Whenever "BrickBox" occurs in a line of the material, list that line.

══ Extracted information ══

## Restructure cull_units into lane-distributed frame loads with two-pass sphere and projection culling

```diff
diff --git a/union-thesis-slam_amd/csrc/tsdf_dense.hip b/union-thesis-slam_amd/csrc/tsdf_dense.hip
--- a/union-thesis-slam_amd/csrc/tsdf_dense.hip
+++ b/union-thesis-slam_amd/csrc/tsdf_dense.hip
@@ -566,6 +566,13 @@
     TSDF_HIP(hipMemcpyToSymbol(HIP_SYMBOL(g_wg_times), zero.data(), sizeof(unsigned long long) * 4 * kWgTimes));
     return TSDF_OK;
 }
+extern "C" int tsdf_diag_unit_times(unsigned long long* out) {
+    TSDF_HIP(hipDeviceSynchronize());
+    TSDF_HIP(hipMemcpyFromSymbol(out, HIP_SYMBOL(g_unit_times), sizeof(unsigned long long) * 4 * kUnitTimes));
+    static const std::vector<unsigned long long> zero(4 * (size_t)kUnitTimes, 0ull);
+    TSDF_HIP(hipMemcpyToSymbol(HIP_SYMBOL(g_unit_times), zero.data(), sizeof(unsigned long long) * 4 * kUnitTimes));
+    return TSDF_OK;
+}
 #endif
 
 #ifdef TSDF_DIAG
diff --git a/union-thesis-slam_amd/csrc/tsdf_device.h b/union-thesis-slam_amd/csrc/tsdf_device.h
--- a/union-thesis-slam_amd/csrc/tsdf_device.h
+++ b/union-thesis-slam_amd/csrc/tsdf_device.h
@@ -203,10 +203,16 @@
     float rad;
 };
 
-__device__ inline BrickBox brick_box(const Vol& v, const double* eye, int bx, int by, int bz, int nx = 1,
-                                     int ny = 1, int nz = 1) {
+struct BrickGeom {
+    double p0[3];
+    double mid[3];
+    float ext[3];
+    float rad;
+};
+
+__device__ inline BrickGeom brick_geom(const Vol& v, int bx, int by, int bz, int nx = 1, int ny = 1, int nz = 1) {
     const int bb[3] = {bx, by, bz}, nn[3] = {nx, ny, nz};
-    BrickBox r;
+    BrickGeom r;
 #pragma unroll
     for (int a = 0; a < 3; ++a) {
         const int lo = bb[a] * kBrickEdge;
@@ -215,27 +221,67 @@
         const int ghi = (a == 0) ? col_gx(v, hi >> 3) + (hi & 7) : hi;
         r.p0[a] = (double)v.origin[a] + v.vs * (double)(glo + v.off[a]);
         r.ext[a] = (float)(v.vs * (double)(ghi - glo));
-        r.ctr[a] = (float)(r.p0[a] + 0.5 * v.vs * (double)(ghi - glo) - eye[a]);
+        r.mid[a] = r.p0[a] + 0.5 * v.vs * (double)(ghi - glo);
     }
     r.rad = 0.5f * sqrtf(r.ext[0] * r.ext[0] + r.ext[1] * r.ext[1] + r.ext[2] * r.ext[2]) + 1e-4f;
     return r;
 }
 
-__device__ inline bool cull_brick(const Vol& v, const Frame& fr, const PyrGeo& pg, const BrickBox& bb) {
+__device__ inline BrickBox brick_box(const Vol& v, const double* eye, int bx, int by, int bz, int nx = 1,
+                                     int ny = 1, int nz = 1) {
+    const BrickGeom g = brick_geom(v, bx, by, bz, nx, ny, nz);
+    BrickBox r;
+#pragma unroll
+    for (int a = 0; a < 3; ++a) {
+        r.p0[a] = g.p0[a];
+        r.ext[a] = g.ext[a];
+        r.ctr[a] = (float)(g.mid[a] - eye[a]);
+    }
+    r.rad = g.rad;
+    return r;
+}
+
+__device__ inline bool cull_sphere(const float (&planes)[5][4], const float* ctr, float rad) {
 #pragma unroll
     for (int i = 0; i < 5; ++i) {
-        const float* q = fr.planes[i];
-        if (q[0] * bb.ctr[0] + q[1] * bb.ctr[1] + q[2] * bb.ctr[2] + q[3] < -bb.rad) return false;
-    }
+        const float* q = planes[i];
+        if (q[0] * ctr[0] + q[1] * ctr[1] + q[2] * ctr[2] + q[3] < -rad) return false;
+    }
+    return true;
+}
+
+struct CullFrame {
+    double T[12];
+    float fx, fy, cx, cy;
+    int W, H;
+    const float* pyr;
+};
+__device__ inline CullFrame cull_frame(const Frame& fr) {
+    CullFrame c;
+#pragma unroll
+    for (int i = 0; i < 12; ++i) c.T[i] = fr.T[i];
+    c.fx = (float)fr.fx; c.fy = (float)fr.fy; c.cx = (float)fr.cx; c.cy = (float)fr.cy;
+    c.W = fr.W; c.H = fr.H;
+    c.pyr = fr.pyr;
+    return c;
+}
+
+constexpr int kCullDrop = 0, kCullKeep = 1, kCullProbe = 2;
+struct DepthProbe {
+    int tx0, tx1, ty0, ty1, off, wl;
+    float need;
+};
+__device__ inline int cull_project(const Vol& v, const CullFrame& fr, const PyrGeo& pg, const double* p0,
+                                   const float* ext, DepthProbe& pr) {
     const double* T = fr.T;
     float c0[3], d[3][3];
 #pragma unroll
     for (int r = 0; r < 3; ++r) {
-        c0[r] = (float)(T[4 * r + 0] * bb.p0[0] + T[4 * r + 1] * bb.p0[1] + T[4 * r + 2] * bb.p0[2] + T[4 * r + 3]);
-#pragma unroll
-        for (int a = 0; a < 3; ++a) d[r][a] = (float)T[4 * r + a] * bb.ext[a];
-    }
-    const float fx = (float)fr.fx, fy = (float)fr.fy, cx = (float)fr.cx, cy = (float)fr.cy;
+        c0[r] = (float)(T[4 * r + 0] * p0[0] + T[4 * r + 1] * p0[1] + T[4 * r + 2] * p0[2] + T[4 * r + 3]);
+#pragma unroll
+        for (int a = 0; a < 3; ++a) d[r][a] = (float)T[4 * r + a] * ext[a];
+    }
+    const float fx = fr.fx, fy = fr.fy, cx = fr.cx, cy = fr.cy;
     float zmin = 3e38f, zmax = -3e38f, umin = 3e38f, umax = -3e38f, vmin = 3e38f, vmax = -3e38f;
 #pragma unroll
     for (int c = 0; c < 8; ++c) {
@@ -250,29 +296,56 @@
         umin = fminf(umin, u); umax = fmaxf(umax, u);
         vmin = fminf(vmin, w); vmax = fmaxf(vmax, w);
     }
-    if (zmax < -1e-4f) return false;
+    bool drop = zmax < -1e-4f;
     int u0 = 0, u1 = fr.W - 1, v0 = 0, v1 = fr.H - 1;
     if (zmin > 0.2f) {
         const float fu0 = floorf(umin) - 1.0f, fu1 = ceilf(umax) + 1.0f;
         const float fv0 = floorf(vmin) - 1.0f, fv1 = ceilf(vmax) + 1.0f;
-        if (fu1 < 0.0f || fv1 < 0.0f || fu0 > (float)(fr.W - 1) || fv0 > (float)(fr.H - 1)) return false;
-        u0 = (int)fmaxf(fu0, 0.0f); u1 = (int)fminf(fu1, (float)(fr.W - 1));
-        v0 = (int)fmaxf(fv0, 0.0f); v1 = (int)fminf(fv1, (float)(fr.H - 1));
+        drop |= fu1 < 0.0f || fv1 < 0.0f || fu0 > (float)(fr.W - 1) || fv0 > (float)(fr.H - 1);
+        u0 = (int)fminf(fmaxf(fu0, 0.0f), (float)(fr.W - 1)); u1 = (int)fmaxf(fminf(fu1, (float)(fr.W - 1)), 0.0f);
+        v0 = (int)fminf(fmaxf(fv0, 0.0f), (float)(fr.H - 1)); v1 = (int)fmaxf(fminf(fv1, (float)(fr.H - 1)), 0.0f);
     }
     int L = 1;
     while (L < kPyrLevels && (((u1 >> L) - (u0 >> L)) > 3 || ((v1 >> L) - (v0 >> L)) > 3)) ++L;
-    const float need = zmin - (float)v.trunc - 1e-3f;
-    const int tx0 = u0 >> L, tx1 = u1 >> L, ty0 = v0 >> L, ty1 = v1 >> L;
-    if (tx1 - tx0 > 3 || ty1 - ty0 > 3) return true;
-    const float* lvl = fr.pyr + pg.off[L];
-    const int wl = pg.w[L];
+    pr.need = zmin - (float)v.trunc - 1e-3f;
+    pr.tx0 = u0 >> L; pr.tx1 = u1 >> L; pr.ty0 = v0 >> L; pr.ty1 = v1 >> L;
+    pr.off = pg.off[1];
+    pr.wl = pg.w[1];
+#pragma unroll
+    for (int l = 2; l <= kPyrLevels; ++l) {
+        pr.off = L >= l ? pg.off[l] : pr.off;
+        pr.wl = L >= l ? pg.w[l] : pr.wl;
+    }
+    if (drop) return kCullDrop;
+    return (pr.tx1 - pr.tx0 > 3 || pr.ty1 - pr.ty0 > 3) ? kCullKeep : kCullProbe;
+}
+
+template <bool CLAMP>
+__device__ inline void probe_load(const float* pyr, const DepthProbe& pr, float (&t)[16]) {
+    const float* lvl = pyr + pr.off;
+#pragma unroll
+    for (int dy = 0; dy < 4; ++dy)
+#pragma unroll
+        for (int dx = 0; dx < 4; ++dx) {
+            if (CLAMP) t[dy * 4 + dx] = lvl[(unsigned)(min(pr.ty0 + dy, pr.ty1) * pr.wl + min(pr.tx0 + dx, pr.tx1))];
+            else t[dy * 4 + dx] = (pr.ty0 + dy <= pr.ty1 && pr.tx0 + dx <= pr.tx1) ? lvl[(pr.ty0 + dy) * pr.wl + pr.tx0 + dx] : 0.0f;
+        }
+}
+__device__ inline bool probe_keep(float need, const float (&t)[16]) {
     float dmax = 0.0f;
 #pragma unroll
-    for (int dy = 0; dy < 4; ++dy)
-#pragma unroll
-        for (int dx = 0; dx < 4; ++dx)
-            if (ty0 + dy <= ty1 && tx0 + dx <= tx1) dmax = fmaxf(dmax, lvl[(ty0 + dy) * wl + tx0 + dx]);
+    for (int i = 0; i < 16; ++i) dmax = fmaxf(dmax, t[i]);
     return dmax > 0.0f && dmax >= need;
+}
+
+__device__ inline bool cull_brick(const Vol& v, const Frame& fr, const PyrGeo& pg, const BrickBox& bb) {
+    if (!cull_sphere(fr.planes, bb.ctr, bb.rad)) return false;
+    DepthProbe pr;
+    const int res = cull_project(v, cull_frame(fr), pg, bb.p0, bb.ext, pr);
+    if (res != kCullProbe) return res == kCullKeep;
+    float t[16];
+    probe_load<false>(fr.pyr, pr, t);
+    return probe_keep(pr.need, t);
 }
 
 __device__ inline int pool_alloc(const Table& t) {
@@ -1090,6 +1163,16 @@
     flush_stats(s_stat, stats);
 }
 
+__device__ inline float readlane_f32(float x, int l) {
+    return __uint_as_float(__builtin_amdgcn_readlane(__float_as_uint(x), l));
+}
+#ifdef TSDF_WG_TIMES
+constexpr int kUnitTimes = 8192;
+__device__ unsigned long long g_unit_times[4][kUnitTimes];
+#endif
+#ifndef TSDF_CULL_PAIR
+#define TSDF_CULL_PAIR 0
+#endif
 #ifndef TSDF_CULL_WAVE_PRIO
 #define TSDF_CULL_WAVE_PRIO 3
 #endif
@@ -1099,14 +1182,15 @@
 #ifndef TSDF_TAIL_PRIO
 #define TSDF_TAIL_PRIO 0
 #endif
-__device__ inline void cull_units(const Vol& v, const Batch& bt, ListEntry* list, unsigned int* count,
+typedef const __attribute__((address_space(4))) Batch* BatchP;
+__device__ __forceinline__ void cull_units(const Vol& v, BatchP bt, ListEntry* list, unsigned int* count,
                                   unsigned long long* s_stat) {
     const int lane = lane_id();
     const int nsx = (v.nb[0] + (1 << v.sb[0]) - 1) >> v.sb[0];
     const int nsy = (v.nb[1] + (1 << v.sb[1]) - 1) >> v.sb[1];
     const int nsz = (v.nb[2] + (1 << v.sb[2]) - 1) >> v.sb[2];
     const unsigned n_sb = (unsigned)(nsx * nsy * nsz);
-    const int n = __builtin_amdgcn_readfirstlane(bt.n);
+    const int n = __builtin_amdgcn_readfirstlane(bt->n);
     bool prio = false;
     for (;;) {
         unsigned u = 0;
@@ -1123,14 +1207,117 @@
         const int sx = si / (nsy * nsz), sr = si - sx * (nsy * nsz), sy = sr / nsz, sz = sr - sy * nsz;
         const int bx = (sx << v.sb[0]) + lx, by = (sy << v.sb[1]) + ly, bz = (sz << v.sb[2]) + lz;
         const bool test = bx < v.nb[0] && by < v.nb[1] && bz < v.nb[2];
+#ifdef TSDF_WG_TIMES
+        const unsigned long long t_start = __builtin_amdgcn_s_memrealtime();
+#endif
+        int li = lane & (kMaxBatch - 1);
+        asm volatile("" : "+v"(li));
+        const Batch& bu = *(const Batch*)bt;
+        const Frame& fl = bu.f[li];
+        static_assert(offsetof(Frame, eye) == offsetof(Frame, planes) + sizeof(float) * 20, "planes, then eye");
+        const bool hi = lane >= 32;
+        unsigned wl[13];
+        {
+            const unsigned* blk = (const unsigned*)&fl.planes[0][0] + (hi ? 13 : 0);
+#pragma unroll
+            for (int i = 0; i < 13; ++i) wl[i] = blk[i];
+        }
+        BrickGeom g = brick_geom(v, bx, by, bz);
+        unsigned cand = 0, wmask = 0;
+        for (int f = 0; f < n; ++f) {
+            unsigned w[26];
+#pragma unroll
+            for (int i = 0; i < 13; ++i) {
+                w[i] = __builtin_amdgcn_readlane(wl[i], f);
+                w[13 + i] = __builtin_amdgcn_readlane(wl[i], f + 32);
+            }
+            float q[5][4], ctr[3];
+#pragma unroll
+            for (int i = 0; i < 20; ++i) q[i >> 2][i & 3] = __uint_as_float(w[i]);
+#pragma unroll
+            for (int a = 0; a < 3; ++a)
+                ctr[a] = (float)(g.mid[a] - __longlong_as_double((long long)(w[20 + 2 * a] | ((unsigned long long)w[21 + 2 * a] << 32))));
+            const bool c = test && cull_sphere(q, ctr, g.rad);
+            cand |= c ? 1u << f : 0u;
+            wmask |= __ballot(c) ? 1u << f : 0u;
+        }
+#ifdef TSDF_WG_TIMES
+        const unsigned long long t_pass1 = __builtin_amdgcn_s_memrealtime();
+#endif
         unsigned fmask = 0;
-#pragma unroll 2
-        for (int f = 0; f < n; ++f) {
-            const Frame& fr = bt.f[f];
-            if (test && cull_brick(v, fr, bt.pg, brick_box(v, fr.eye, bx, by, bz))) fmask |= 1u << f;
-        }
-        append_kept<false>(v, list, count, s_stat, nullptr, (unsigned)(((long long)bx * v.nb[1] + by) * v.nb[2] + bz),
-                           fmask, n);
+        if (wmask) {
+            int cx = bx;
+            asm volatile("" : "+v"(cx));
+            g = brick_geom(v, cx, by, bz);
+            double Tl[6];
+            {
+                const double* Tp = fl.T + (hi ? 6 : 0);
+#pragma unroll
+                for (int i = 0; i < 6; ++i) Tl[i] = Tp[i];
+            }
+            const double kd[4] = {fl.fx, fl.fy, fl.cx, fl.cy};
+            const unsigned long long pp = (unsigned long long)fl.pyr;
+            const unsigned hw[4] = {(unsigned)fl.W, (unsigned)fl.H, (unsigned)pp, (unsigned)(pp >> 32)};
+            unsigned xl[4];
+#pragma unroll
+            for (int i = 0; i < 4; ++i) xl[i] = hi ? hw[i] : __float_as_uint((float)kd[i]);
+            auto project = [&](int f, DepthProbe& pr, const float*& pyr) __attribute__((always_inline)) {
+                CullFrame fc;
+#pragma unroll
+                for (int i = 0; i < 6; ++i) {
+                    fc.T[i] = readlane_f64(Tl[i], f);
+                    fc.T[6 + i] = readlane_f64(Tl[i], f + 32);
+                }
+                fc.fx = __uint_as_float(__builtin_amdgcn_readlane(xl[0], f));
+                fc.fy = __uint_as_float(__builtin_amdgcn_readlane(xl[1], f));
+                fc.cx = __uint_as_float(__builtin_amdgcn_readlane(xl[2], f));
+                fc.cy = __uint_as_float(__builtin_amdgcn_readlane(xl[3], f));
+                fc.W = (int)__builtin_amdgcn_readlane(xl[0], f + 32);
+                fc.H = (int)__builtin_amdgcn_readlane(xl[1], f + 32);
+                const unsigned plo = (unsigned)__builtin_amdgcn_readlane(xl[2], f + 32);
+                const unsigned phi = (unsigned)__builtin_amdgcn_readlane(xl[3], f + 32);
+                pyr = fc.pyr = (const float*)((unsigned long long)plo | ((unsigned long long)phi << 32));
+                return cull_project(v, fc, bu.pg, g.p0, g.ext, pr);
+            };
+            auto finish = [&](int f, int res, float need, const float (&t)[16]) __attribute__((always_inline)) {
+                const bool keep = res == kCullKeep || (res == kCullProbe && probe_keep(need, t));
+                fmask |= (keep && ((cand >> f) & 1u)) ? 1u << f : 0u;
+            };
+            for (unsigned m = wmask; m;) {
+                DepthProbe pa, pb;
+                const float *pyra, *pyrb;
+                float ta[16], tb[16];
+                const int fa = __builtin_ctz(m);
+                m &= m - 1;
+                const int ra = project(fa, pa, pyra);
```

═══

→ **Solution to the exercise**:
-__device__ inline BrickBox brick_box(const Vol& v, const double* eye, int bx, int by, int bz, int nx = 1,
-    BrickBox r;
-__device__ inline bool cull_brick(const Vol& v, const Frame& fr, const PyrGeo& pg, const BrickBox& bb) {
+__device__ inline BrickBox brick_box(const Vol& v, const double* eye, int bx, int by, int bz, int nx = 1,
+    BrickBox r;
+__device__ inline bool cull_brick(const Vol& v, const Frame& fr, const PyrGeo& pg, const BrickBox& bb) {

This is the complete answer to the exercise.